Como destaca el Sindicato de Enfermería (Satse), la prescripción enfermera «se adecua perfectamente a la formación académica de estos profesionales, y al desarrollo actual de la profesión», aumentando  su «capacidad resolutiva» dentro del equipo sanitario y «agilizando el desarrollo integral de su trabajo y el del equipo de salud».

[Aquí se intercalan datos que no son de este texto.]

# klemens-floege/oneprot

Measured on AMD Instinct MI355X. Metric: protein-pairs/sec/node (seq+struct-token, L=512, ESM-2-150M), higher is better.
Workload: dtype bf16; 1 GPU; cfg-2: seq<->struct_token sub-step, facebook/esm2_t30_150M_UR50D / facebook/esm2_t30_150M_UR50D, L=512, 256 pairs/GPU per modality, global batch 256, output_dim 1024, CLIP local_loss+gather_with_grad, L1 0.01, Adam 1e-3, clip 1.0, sequence encoder frozen (reference default), random-init weights; global_batch=256, seq_len=512, parallelism=dp1, frozen_sequence_encoder=True

## Files before the change

include/oneprot_hip.h:

```cpp
#ifndef ONEPROT_HIP_H
#define ONEPROT_HIP_H
#include <stddef.h>
#include <stdint.h>
#ifdef __cplusplus
extern "C" {
#endif

int oneprot_abi_version(void);

int oneprot_esm_embed_fwd(const int64_t* ids, const float* table, float* x, float* row_scale, int B, int L, int d, int vocab,
                          int pad_id, int mask_id, int token_dropout, void* stream);
size_t oneprot_esm_embed_bwd_workspace(int T, int d, int vocab);
int oneprot_esm_embed_bwd(const int64_t* ids, const float* dx, const float* row_scale, float* dtable, void* workspace, int B, int L, int d,
                          int vocab, int pad_id, int mask_id, int token_dropout, int accumulate, void* stream);
int oneprot_bert_embed_fwd(const int64_t* ids, const float* word, const float* pos, const float* type0, const float* gamma, const float* beta,
                           float* x_f32, void* x_bf16, int B, int L, int d, int vocab, float eps, void* stream);

int oneprot_layernorm_fwd(const void* x, int x_is_bf16, const float* gamma, const float* beta, void* y_bf16, float* y_f32, float* mean,
                          float* rstd, int64_t T, int d, float eps, void* stream);
size_t oneprot_layernorm_bwd_workspace(int d);
int oneprot_layernorm_bwd(const void* dy, int dy_mode, const float* wrow, int L, const void* x, int x_is_bf16, const float* gamma,
                          const float* mean, const float* rstd, const float* add_to, float* dx, void* dx_bf16 ,
                          float* dgamma, float* dbeta, void* workspace, int64_t T, int d, int accumulate_param_grads, void* stream);
int oneprot_lnpool_fwd(const float* x, const int64_t* ids, int pad_id, const float* gamma, const float* beta, float* pooled, float* mean,
                       float* rstd, float* wrow, void* hidden_bf16, float* hidden_f32, int B, int L, int d, float eps, int mode, void* stream);

int oneprot_pool_fwd(const float* x, const int64_t* ids, int pad_id, float* pooled, int B, int L, int d, int mode, void* stream);
int oneprot_pool_bwd(const float* dpooled, const int64_t* ids, int pad_id, float* g, void* g_bf16, int B, int L, int d, int mode, void* stream);
int oneprot_embed_scatter_sorted(const float* dx, const int64_t* perm, const int64_t* seg_start, const int64_t* seg_row, int64_t n_tokens, int n_seg,
                                 int d, int skip_row, float* dtable, void* stream);
int oneprot_rowsum_f32(const float* x, float* out, int R, int64_t n, void* stream);

int oneprot_attnpool_fwd(const float* x, const int64_t* ids, int pad_id, const float* w, const float* bias, float* pooled, float* attn, int B, int L,
                         int d, void* stream);
size_t oneprot_attnpool_bwd_workspace(int B, int d);
int oneprot_attnpool_bwd(const float* x, const float* attn, const float* w, const float* dpooled, float* dw, float* db, float* dx, void* workspace,
                         int B, int L, int d, void* stream);
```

Sin olvidar  que facilita un «control más cercano de la evolución del tratamiento a seguir por el paciente». «Se detectan mejor posibles efectos adversos y se propicia un mejor cumplimiento terapéutico» y  «supone una herramienta fundamental para garantizar la continuidad de los cuidados y agilizar la toma de decisiones», según explica Satse. 
Por no hablar de que «evita la saturación en consultas y elimina gestiones administrativas». Es más, como reconoce la propia Junta de Comunidades en este primer borrador, «esta actividad ha demostrado ser eficaz y eficiente en todos los países donde se ha implantado, reduciendo el gasto sanitario, optimizando los recursos y mejorando  la calidad asistencial y la satisfacción de las personas usuarias de los servicios de salud». Además, de «contribuir a reducir la automedicación».
En definitiva, « viene a normalizar una realidad cotidiana  en el desarrollo de las competencias de estos profesionales».
Desde Satse se advierte de que es imprescindible prever un sistema por el cual aquellos profesionales que  trabajan en otros ámbitos, básicamente en la sanidad privada o como autónomos,  puedan acceder sin problema a esta acreditación si cumplen los requisitos exigidos, dado que «el derecho a acceder a la acreditación está establecido para todos los profesionales sin distinguir en qué ámbito ejerzan».  Las ocho autonomías que ya han regulado este procedimiento, todas ellas han determinado la acreditación de oficio de todos aquellos profesionales que reúnan el requisito de contar con un año o más de experiencia.